# Help with a router jig



## ponch37300 (Feb 27, 2008)

I've been making some clock picture frames for some family members and since I was a making a few of them I decided to make some jigs to speed things up with the router. For these I need to route out a pocket on the back to recess the clock movement, a 5x3" oval for the picture frame, and a 4x6" recess in the back for the glass and picture and matting. So I cut out some plywood jigs that I could use a bushing and 1/4" router bit to route these recesses out and have them look nice and be consistant since my freehand routing of a square didn't seem to go so well!

My problem I ran into was being able to clamp the jigs to the piece of wood. I clamp the jig and wood to a bench and then go to route out the recess but because the pieces are smaller I can't clamp it and still be able to run the router around without moving the clamps 2-3 or even 4 times. I'm not sure what my best option is here. I thought about making the jigs bigger and clamp out farther but then the work piece wouldn't reall be clamp well. So I'm at a lost here and hope someone with more experience can give some suggestions here.

Here is a picture kind of showing the wood and jig and my issue I am running into. I didn't take any pictures of it all clamped up. This jig is actually just to trace the oval to cut on the scroll saw but it is basically the same thing as the two others, one of them you can see above the wood.

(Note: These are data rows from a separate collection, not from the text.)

@@ -271,9 +274,9 @@
   for (int l = 0; l < p->L; ++l) {
     Layer& y = p->layer[l];
     y.Hs = take(act_bytes(p, y.nslots_h, y.hc_pad));
-    y.Cs = reinterpret_cast<float*>(take(static_cast<size_t>(y.nslots_c) * npix * y.hc * 4));
+    y.Cs = reinterpret_cast<float*>(take(y.nslots_c * state_floats(p, y) * 4));
     y.G = tr ? take(act_bytes(p, p->T, 4 * y.hc)) : nullptr;
-    y.dC = tr ? reinterpret_cast<float*>(take(npix * y.hc * 4)) : nullptr;
+    y.dC = tr ? reinterpret_cast<float*>(take(state_floats(p, y) * 4)) : nullptr;
     const size_t wrow = static_cast<size_t>(p->ce) * p->esize;
     y.wx = take(static_cast<size_t>(y.n_blocks) * y.taps * y.chx * y.n_tile * wrow);
     y.wh = take(static_cast<size_t>(y.n_blocks) * y.taps * y.chh * y.n_tile * wrow);
@@ -308,7 +311,7 @@
   return base + act_bytes(p, 1, c) * slot;
 }
 inline float* cslot_ptr(const nint_plan* p, const Layer& y, int slot) {
-  return y.Cs + static_cast<size_t>(slot) * p->B * p->H * p->W * y.hc;
+  return y.Cs + static_cast<size_t>(slot) * state_floats(p, y);
 }
 
 void fill_common(const nint_plan* p, const Layer& y, ConvGemmParams& g) {
@@ -319,6 +322,9 @@
   g.B = p->B; g.b0 = 0; g.H = p->H; g.W = p->W;
   g.tile_w = p->tile_w; g.tile_h = p->tile_h; g.tiles_x = p->tiles_x; g.tiles_y = p->tiles_y;
   g.hc = y.hc; g.hc_pad = y.hc_pad; g.hcb = y.hcb;
+  g.c_state = y.Cs; g.dc_state = y.dC;
+  g.state_slot_stride = static_cast<long long>(state_floats(p, y));
+  g.state_img_stride = g.state_slot_stride / p->B;
   g.n_steps = 1;
   g.c_prev_none_step = -1;
 }
@@ -391,7 +397,7 @@
       ++s;
     }
     g.nseg = s;
-    g.tm_c = y.tme_C; g.tm_h = y.tme_H; g.tm_g = y.tme_G; g.tm_dc = y.tme_dC;
+    g.tm_h = y.tme_H; g.tm_g = y.tme_G;
     g.slot_g = (tr && epi == EPI_FWD) ? 0 : -1;
     if (conv_halo_plan(epi, p->dtype, g)) return fail("layer %d: the conv kernel's shared-memory plan does not fit (hidden %d, k %d)", l, y.hc, y.k);
     for (int i = 0; i < g.nseg; ++i)
@@ -445,7 +451,7 @@
   g.seg[0].tmap_act = y.tm_G; g.seg[0].wsel = wsel; g.seg[0].slot = t;
   g.seg[0].ksize = y.k; g.seg[0].nchunks = 4 * y.hc / p->ce;
   g.nseg = 1;
-  g.tm_c = y.tme_C; g.tm_h = y.tme_H; g.tm_g = y.tme_G; g.tm_dc = y.tme_dC;
+  g.tm_h = y.tme_H; g.tm_g = y.tme_G;
   g.slot_g = g.slot_c_in = g.slot_c_out = g.slot_h_out = g.slot_c_prev = -1;
   g.raw_out = raw_out;
   if (conv_halo_plan(EPI_RAW, p->dtype, g)) return fail("layer %d: the dgrad kernel's shared-memory plan does not fit (N %d, k %d)", l, n_rows, y.k);
@@ -819,14 +825,11 @@
     if (encode_act_map(&y.tm_H, p->dtype, y.Hs, y.hc_pad, p->W, p->H, p->B, y.nslots_h, ce, tw, th, false, pad_of(l))) return 1;
     if (l + 1 < p->L &&
         encode_act_map(&y.tm_H_up, p->dtype, y.Hs, y.hc_pad, p->W, p->H, p->B, y.nslots_h, ce, tw, th, false, pad_of(l + 1))) return 1;
-    if (encode_io_map(&y.tme_C, true, y.Cs, y.hc, p->W, p->H, p->B, y.nslots_c, 16)) return 1;
     if (encode_io_map(&y.tme_H, p->dtype == TF32, y.Hs, y.hc_pad, p->W, p->H, p->B, y.nslots_h, 16)) return 1;
     if (p->cfg.training) {
       if (encode_io_map(&y.tme_G, p->dtype == TF32, y.G, 4 * y.hc, p->W, p->H, p->B, p->T, 128 / p->esize)) return 1;
-      if (encode_io_map(&y.tme_dC, true, y.dC, y.hc, p->W, p->H, p->B, 1, 16)) return 1;
     } else {
-      y.tme_G = y.tme_C;
-      y.tme_dC = y.tme_C;
+      y.tme_G = y.tme_H;
     }
     for (auto& v : y.wmaps) v.clear();
     if (p->cfg.training) {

A pic of my little helper cleaning out the square recess on the back where the clock movement goes.


----------



## woodnthings (Jan 24, 2009)

*my first thought is*

make a hinged frame with a base, a spacer for your workpiece thickness and a top/jig piece. When you open the top/jig locate your work in the oval where you want it and then by closing the top it will squeeze together and hold the work in place. The hinges should be flush with the top so they don't interfere with the router base. They could just be leather straps. The spacer should be a touch thinner than your workpiece so it will grab it OR put a grippy material on the bottom of the top to keep it in place. You get the idea...... it's a giant clamp to hold the workpiece and jig in position. :yes: bill


----------



## dmh (Sep 18, 2010)

You could use two sided tape (carpet tape) to stick your template to the piece to be cut.

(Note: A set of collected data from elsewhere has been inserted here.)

@@ -33,7 +33,7 @@
 
 LL_CODEGEN_FLAGS = ["-mllvm", "-sink-insts-to-avoid-spills=1"]
 LL_MATH_FLAGS = ["-fassociative-math", "-freciprocal-math", "-fno-signed-zeros", "-fno-trapping-math", "-fno-honor-nans"]
-KERNEL_SOURCES = ["physics_ll.hip", "phys_common.hpp", "phys_math.hpp", "hull_gjk.hpp", "strict_ops.inc", "post_ops.inc", "v2p_math.inc", "motion_sample.inc", "v2p_internal.hpp", "ll_schedule.hpp", "ll_forms.hpp", "v2p_dev.hpp"]
+KERNEL_SOURCES = ["physics_ll.hip", "phys_common.hpp", "phys_math.hpp", "hull_gjk.hpp", "strict_ops.inc", "post_ops.inc", "v2p_math.inc", "motion_sample.inc", "v2p_internal.hpp", "ll_schedule.hpp", "ll_forms.hpp", "ll_contact_setup.inc", "v2p_dev.hpp"]
 
 
 def kernel_source_hash():
diff --git a/vid2player3d_amd/csrc/ll_contact_setup.inc b/vid2player3d_amd/csrc/ll_contact_setup.inc
--- /dev/null
+++ b/vid2player3d_amd/csrc/ll_contact_setup.inc
@@ -0,0 +1,156 @@
+#pragma unroll
+for (int c = 0; c < 4; ++c) { CS.set_cr(c, V3{0.f, 0.f, 0.f}); CS.set_bias(c, 0.f); CS.set_lam(c, V3{0.f, 0.f, 0.f}); }
+if (CONTACT) {
+    const float coff = P.contact_offset;
+    const int v0 = S->hull_offsets[bo], nv = S->hull_count[bo];
+    const float rz0 = 2.f * (q.x * q.z - q.w * q.y), rz1 = 2.f * (q.y * q.z + q.w * q.x), rz2 = 1.f - 2.f * (q.x * q.x + q.y * q.y);
+    const float zlow = x.z + rz0 * S->aabb_c[bo][0] + rz1 * S->aabb_c[bo][1] + rz2 * S->aabb_c[bo][2] -
+                       (fabsf(rz0) * S->aabb_e[bo][0] + fabsf(rz1) * S->aabb_e[bo][1] + fabsf(rz2) * S->aabb_e[bo][2]);
+    const bool near = valid && (zlow < coff + 1e-4f);
+    int pack = 0x0fffffff;
+    long long tsub = DIAG && a.prof ? clock64() : 0;
+    const unsigned long long nball = __ballot(near);
+    LLSUB(PROF_CULL);
+    if (nball) {
+        const unsigned nm = half ? (unsigned)(nball >> 32) : (unsigned)nball;
+        const int nr0 = __popc((unsigned)nball), nr1 = __popc((unsigned)(nball >> 32));
+        const int ntot = nr0 + nr1;
+        const int rounds = (ntot + 7) >> 3;
+        const int myk = (half ? nr0 : 0) + __popc(nm & ((1u << lb) - 1u));
+        const int grp = lane >> 3, gl = lane & 7;
+        int* const scr = (int*)(wave_lds + LDS_PARK + PARK_SCR * 64);
+        if (near) scr[myk] = lane;
+        LLCOUNT(PROF_ROUNDS, rounds);
+        for (int rd = 0; rd < rounds; ++rd) {
+            const int kk = 8 * rd + grp;
+            const bool gon = kk < ntot;
+            const int src = gon ? scr[kk] : lane;
+            const M3 RL = q2mat(pull(q, src));
+            const V3 xL = pull(x, src);
+            const float r6 = RL.m[6], r7 = RL.m[7], r8 = RL.m[8], xz = xL.z;
+            const int v0L = __builtin_amdgcn_ds_bpermute(src << 2, v0), nvL = __builtin_amdgcn_ds_bpermute(src << 2, nv);
+            ConstShape* const SL = MULTI ? (ConstShape*)(a.shapes + __builtin_amdgcn_ds_bpermute(src << 2, sid)) : S;
+            auto hullv = [&](int idx) -> float4 { return make_float4(SL->hull_verts[idx][0], SL->hull_verts[idx][1], SL->hull_verts[idx][2], 0.f); };
+            const float r0 = RL.m[0], r1 = RL.m[1], r2 = RL.m[2], xx = xL.x;
+            const float r3 = RL.m[3], r4 = RL.m[4], r5 = RL.m[5], xy = xL.y;
+            const unsigned gbit = 1u << gl;
+            float4 vv[8];
+#pragma unroll
+            for (int k = 0; k < 8; ++k) {
+                const int i = 8 * k + gl;
+                vv[k] = hullv(v0L + ((gon && i < nvL) ? i : 0));
+            }
+            float px[8], py[8];
+            unsigned clo = 0u, chi = 0u;
+            int k0 = -1;
+            float zmin = 0.f;
+#pragma unroll
+            for (int k = 0; k < 8; ++k) {
+                const int i = 8 * k + gl;
+                const bool in = gon && i < nvL;
+                const float z = xz + r6 * vv[k].x + r7 * vv[k].y + r8 * vv[k].z;
+                px[k] = xx + r0 * vv[k].x + r1 * vv[k].y + r2 * vv[k].z;
+                py[k] = xy + r3 * vv[k].x + r4 * vv[k].y + r5 * vv[k].z;
+                const bool c = in && (z < coff);
+                const unsigned bit = c ? gbit << (8 * (k & 3)) : 0u;
+                if (k < 4) clo |= bit; else chi |= bit;
+                const bool better = c && (k0 < 0 || z < zmin);
+                k0 = better ? i : k0;
+                zmin = better ? z : zmin;
+            }
+            clo |= grp_xor1(clo); chi |= grp_xor1(chi);
+            clo |= grp_xor2(clo); chi |= grp_xor2(chi);
+            clo |= grp_mirror(clo); chi |= grp_mirror(chi);
+            grp_arg<false, F::FASTARG>(zmin, k0);
+            const unsigned long long cm = ((unsigned long long)chi << 32) | clo;
+            const int cntg = __popc(clo) + __popc(chi);
+            unsigned long long t = cm;
+            int s0 = t ? __ffsll((long long)t) - 1 : -1; t &= t - 1;
+            int s1 = t ? __ffsll((long long)t) - 1 : -1; t &= t - 1;
+            int s2 = t ? __ffsll((long long)t) - 1 : -1; t &= t - 1;
+            int s3 = t ? __ffsll((long long)t) - 1 : -1;
+            int ns = cntg < 4 ? cntg : 4;
+            const bool big = gon && cntg > 4;
+            if (any64(big)) {
+                LLCOUNT(PROF_MANIFOLDS, 1ull);
+                const int k0s = k0 < 0 ? 0 : k0;
+                const float4 u0 = hullv(v0L + k0s);
+                const float p0x = xx + r0 * u0.x + r1 * u0.y + r2 * u0.z;
+                const float p0y = xy + r3 * u0.x + r4 * u0.y + r5 * u0.z;
+                const unsigned long long remB = big ? (cm & ~(1ull << k0s)) : 0ull;
+                const unsigned blo = (unsigned)remB, bhi = (unsigned)(remB >> 32);
+                int k1 = -1;
+                float best = -1.f;
+#pragma unroll
+                for (int k = 0; k < 8; ++k) {
+                    const bool on = ((k < 4 ? blo : bhi) & (gbit << (8 * (k & 3)))) != 0u;
+                    const float dx = px[k] - p0x, dy = py[k] - p0y;
+                    const float d2 = dx * dx + dy * dy;
+                    const bool take = on && (d2 > best);
+                    best = take ? d2 : best;
+                    k1 = take ? 8 * k + gl : k1;
+                }
+                grp_arg<true, F::FASTARG>(best, k1);
+                const int k1s = k1 < 0 ? 0 : k1;
+                const float4 u1 = hullv(v0L + k1s);
+                const float ex = xx + r0 * u1.x + r1 * u1.y + r2 * u1.z - p0x;
+                const float ey = xy + r3 * u1.x + r4 * u1.y + r5 * u1.z - p0y;
+                const unsigned long long remC = remB & ~(1ull << k1s);
+                const unsigned elo = (unsigned)remC, ehi = (unsigned)(remC >> 32);
+                int k2 = -1, k3 = -1;
+                float amax = 0.f, amin = 0.f;
+#pragma unroll
+                for (int k = 0; k < 8; ++k) {
+                    const bool on = ((k < 4 ? elo : ehi) & (gbit << (8 * (k & 3)))) != 0u;
+                    const float dx = px[k] - p0x, dy = py[k] - p0y;
+                    const float area = ex * dy - ey * dx;
+                    const bool up = on && area > amax;
+                    const bool dn = on && area < amin;
+                    amax = up ? area : amax; k2 = up ? 8 * k + gl : k2;
+                    amin = dn ? area : amin; k3 = dn ? 8 * k + gl : k3;
+                }
+                grp_arg<true, F::FASTARG>(amax, k2);
+                grp_arg<false, F::FASTARG>(amin, k3);
+                if (big) {
+                    s0 = k0; s1 = k1;
+                    s2 = k2 >= 0 ? k2 : k3;
+                    s3 = k2 >= 0 ? k3 : -1;
+                    ns = 2 + (k2 >= 0 ? 1 : 0) + (k3 >= 0 ? 1 : 0);
+                }
+            }
+            const int gpack = (s0 & 0x7f) | ((s1 & 0x7f) << 7) | ((s2 & 0x7f) << 14) | ((s3 & 0x7f) << 21) | (ns << 28);
+            const int got = __builtin_amdgcn_ds_bpermute(((myk & 7) << 3) << 2, gpack);
+            pack = (near && (myk >> 3) == rd) ? got : pack;
+        }
+    }
+    LLSUB(PROF_SCAN);
+    int sel4[4];
+#pragma unroll
+    for (int c = 0; c < 4; ++c) {
+        const int sv = (pack >> (7 * c)) & 0x7f;
+        sel4[c] = sv == 0x7f ? -1 : sv;
+    }
+    cnt = (pack >> 28) & 7;
+    if (any64(cnt > 0)) {
+        const M3 R = q2mat(q);
+        const float ih = 1.f / h;
+#pragma unroll
+        for (int c = 0; c < 4; ++c) {
+            const float4 uu = hullv(v0 + (sel4[c] < 0 ? 0 : sel4[c]));
+            const V3 crc = mul(R, V3{uu.x, uu.y, uu.z});
+            CS.set_cr(c, crc);
+            float dz = x.z + crc.z - P.rest_offset;
+            CS.set_bias(c, TGS ? dz : (dz >= 0.f ? dz * ih : fmaxf(P.erp * dz * ih, -P.max_depen)));
+        }
+    }
+    if (a.contact_ids && last && valid && live_env && !frozen) {
+#pragma unroll
+        for (int c = 0; c < 4; ++c) a.contact_ids[(env_here() * NB + b) * 4 + c] = c < cnt ? b * 64 + sel4[c] : -1;
+    }
+    if (a.contact_ids_sub && valid && live_env && !frozen) {
+#pragma unroll
+        for (int c = 0; c < 4; ++c) a.contact_ids_sub[((env_here() * nsub + sub) * NB + b) * 4 + c] = c < cnt ? b * 64 + sel4[c] : -1;
+    }
+
+    LLSUB(PROF_POINTS);
+}
diff --git a/vid2player3d_amd/csrc/ll_forms.hpp b/vid2player3d_amd/csrc/ll_forms.hpp
--- a/vid2player3d_amd/csrc/ll_forms.hpp
+++ b/vid2player3d_amd/csrc/ll_forms.hpp
@@ -30,6 +30,8 @@
 
     static constexpr bool P2SHIFT = !(TGS && BALL);
 
+    static constexpr bool CGEN_EARLY = VTAB;
+
     static constexpr bool DIAGX = REGS ? false : DIAG;
 
     static constexpr int waves_per_simd(int wps, int wps_ball, int wps_limits) { return DIAG ? 2 : (BALL ? wps_ball : (LIMITS ? wps_limits : wps)); }
diff --git a/vid2player3d_amd/csrc/physics_ll.hip b/vid2player3d_amd/csrc/physics_ll.hip
--- a/vid2player3d_amd/csrc/physics_ll.hip
+++ b/vid2player3d_amd/csrc/physics_ll.hip
@@ -201,6 +201,9 @@
 constexpr int LDS_PARK = 0, LDS_STAGE = LDS_PARK, LDS_BALL = LDS_PARK + PARK_SLOTS * 64, LDS_ROOTLAM = LDS_BALL + 2 * BL_SLOTS;
 constexpr int LDS_FLOATS_PER_WAVE = LDS_ROOTLAM + ROOTLAM_FLOATS;
 static_assert(LDS_STAGE + 2 * STAGE_FLOATS <= LDS_BALL && REWARD_SLOTS <= PARK_SLOTS, "an overlay does not fit the parking slots");
+static_assert(PARK_TAR + 3 <= PARK_W0 && PARK_W0 + 3 <= PARK_XD0 && PARK_XD0 + 3 <= PARK_Q && PARK_Q + 4 <= PARK_X && PARK_X + 3 <= PARK_CR && PARK_X + 3 <= PARK_SCR &&
+                  (!PARK3 || (PARK_CR + 12 <= PARK_CB && PARK_CB + 4 <= PARK_CL && PARK_CL + 12 <= PARK_SCR)),
+              "a pass's parking slots overlap the contact records or the scratch row");
 static_assert(WRENCH_TORQUE_LANE > NB && WRENCH_TORQUE_LANE < LPE, "the torque's lane must be one without a link (and not the ball's)");
 __device__ __forceinline__ void wrench_put(float* envcol, int l, float x, float y, float z) {
     envcol[l + PARK_TAR * 64] = x; envcol[l + (PARK_TAR + 1) * 64] = y; envcol[l + (PARK_TAR + 2) * 64] = z;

I was also thinking the same thing as woodnthings except just use screws to clamp the jig together. (if I didn't get up to take a leak I would have beat ya to it :laughing


----------



## jschaben (Apr 1, 2010)

Hi ponch - I think bill likely has the more elegant approach, however, if I read it right, your finished product wont be able to vary much as the thing sandwiches everything. Double face tape is a good solution and I would suggest a 23 guage pin nailer to tack the templates down. A 23 guage pin that's only about 1/8 to 1/4" longer than the template will have plenty of grab and will only leave a tiny hole that, in most cases, can be patched with a drop of water.:smile:


----------



## ponch37300 (Feb 27, 2008)

Thanks for the help guys.

What if I just made the jig longer, so there was 6-8" of overhang on each side of the work piece and then clamped on the edges? This should hold the workpiece but the only thing I would be worried about would be "cupping" of the jig over the top of the workpiece messing with the depth of the recess. I think this might work and it would work with different thicknesses of wood also. 

I have some double sided carpet tape I could try. Does the sticky goo mess with the wood at all when finishing it or does light sanding get rid of any residue?

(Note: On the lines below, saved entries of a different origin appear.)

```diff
@@ -561,12 +567,11 @@
     def recurrent_seq_packed(self, x, step_rows, R, return_hidden=False):
         w_ih = self.weight_ih_padded() if x.shape[-1] == self.padded_cols() != self.rnn.weight_ih.shape[1] else self.rnn.weight_ih
         igates = _LinearSplitK.apply(x, w_ih, None)
-        h0 = torch.zeros((R, self.rnn_hidden_dim), dtype=torch.float32, device=x.device)
-        args = (igates, h0, self.rnn.weight_hh, self.rnn.bias_ih, self.rnn.bias_hh)
-        if torch.is_grad_enabled() and any(t.requires_grad for t in args):
-            hs = _GRUSeqHipPacked.apply(*args, step_rows)
+        args = (igates, None, self.rnn.weight_hh, self.rnn.bias_ih, self.rnn.bias_hh)
+        if torch.is_grad_enabled() and any(t.requires_grad for t in args if t is not None):
+            hs = _GRUSeqHipPacked.apply(*args, step_rows, R)
         else:
-            hs = _GRUSeqHipPacked.run_forward(*args, step_rows, False)[0]
+            hs = _GRUSeqHipPacked.run_forward(*args, step_rows, False, R)[0]
         q = _LinearSplitK.apply(hs, self.fc1.weight, self.fc1.bias)
         return (q, hs.detach()) if return_hidden else q
 
diff --git a/marl_dmfb_amd/policy/vdn.py b/marl_dmfb_amd/policy/vdn.py
--- a/marl_dmfb_amd/policy/vdn.py
+++ b/marl_dmfb_amd/policy/vdn.py
@@ -47,6 +47,7 @@
             picks_out.append(picks)
     num, mask_sum = sums[0], sums[1]
     ctx.mark_non_differentiable(mask_sum)
+    ctx.set_materialize_grads(False)
     return mtd, mask, num, mask_sum
 
 
@@ -71,6 +72,8 @@
     def backward(ctx, g_num, _g_mask):
         from .. import _lib
         lib = _lib.checked('vdn_ops')
+        if g_num is None:
+            return (None,) * 13
         mtd, mask, u = ctx.saved_tensors
         B, T, t_limit, n, A = ctx.dims
         gq = torch.empty((T, B * n, A), dtype=torch.float32, device=u.device)
@@ -104,6 +107,8 @@
     def backward(ctx, g_num, _g_mask):
         from .. import _lib
         lib = _lib.checked('vdn_tail')
+        if g_num is None:
+            return (None,) * 18
         mtd, mask, units, u = ctx.saved_tensors
         n_units, n, A, rows_pad = ctx.dims
         gq = torch.empty((rows_pad, A), dtype=torch.float32, device=u.device)
@@ -343,9 +348,15 @@
 
     def _backward_and_step(self, num, mask_sum, train_step):
         self.optimizer.zero_grad()
-        num.backward()
+        num.backward(self._grad_one(num))
         total = self._allreduce_grads(mask_sum) if self.dist else mask_sum
         return self._step_and_sync(num.detach() / total, train_step, grad_div=total)
+
+    def _grad_one(self, num):
+        one = getattr(self, '_one', None)
+        if one is None or one.device != num.device or one.dtype != num.dtype or one.shape != num.shape:
+            one = self._one = torch.ones_like(num)
+        return one
 
     def packed_ok(self, buffers):
         return bool(self.args.alg == 'vdn' and len(list(self.eval_vdn_net.parameters())) == 0 and self._packed_front_ok(buffers))
```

A 23 gauge pin nailer would be nice but I don't have one and I would like to come up with a way to just clamp these if possible.


----------



## cabinetman (Jul 5, 2007)

You can put tabs on the underside of the jig to fit the subject piece. IOW, the tabs position the jig, and the subject piece doesn't move.









 







.


----------



## jschaben (Apr 1, 2010)

ponch37300 said:


> Thanks for the help guys.
> 
> What if I just made the jig longer, so there was 6-8" of overhang on each side of the work piece and then clamped on the edges? This should hold the workpiece but the only thing I would be worried about would be "cupping" of the jig over the top of the workpiece messing with the depth of the recess. I think this might work and it would work with different thicknesses of wood also.
> 
> ...


Hi ponch - best tape I've found so far is Duck brand from Walmart. The residue pretty well rolls up when rubbed, a rag with some paint thinner or alcohol will clean up whatever is left. The absolute worst tape is the Rhino tape from Home Depot. I haven't found anything short of laquer thinner or acetone to clean that up and even then it isn't good..Great tape for carpets though:smile:
May think about shopping for a 23 guage though. I didn't think I'd use one much until I got it. Now it's the most used nailer I've got. I just love the microscopic holes that usually don't need patched, especially if it's a paint project:thumbsup:

Oh yeah, you can prevent/reduce the "cupping" issue by adding a couple of spacer blocks near where you are clamping.


----------



## woodnthings (Jan 24, 2009)

*A hinged clamping frame*

By hinging the frame and applying pressure downward with the router it should hold the workpiece securely. A non slip pad between the jig and work will better hold it. I wouldn't use 2 sided tape personally...too much bother for me.... applying and clean up. Some of it sticks like crazy!
The workpieces appear to be live edge pieces which vary in size and shape so any predetermined tabs may not work for all the different shapes and sizes. Small brads driven in from the top and just piercing the bottom of the top jig may also work. No need to nail completely through the work piece IF it is secured to the bench. If not, then yes, nail completely through.


----------



## cabinetman (Jul 5, 2007)

I wouldn't use a hinged apparatus. Too much that could go wrong with spacing for the hinge, having it seat tightly enough, and hoping the non skid padding doesn't skid. Holding it down could present other problems like the router holding it down may not be sufficient.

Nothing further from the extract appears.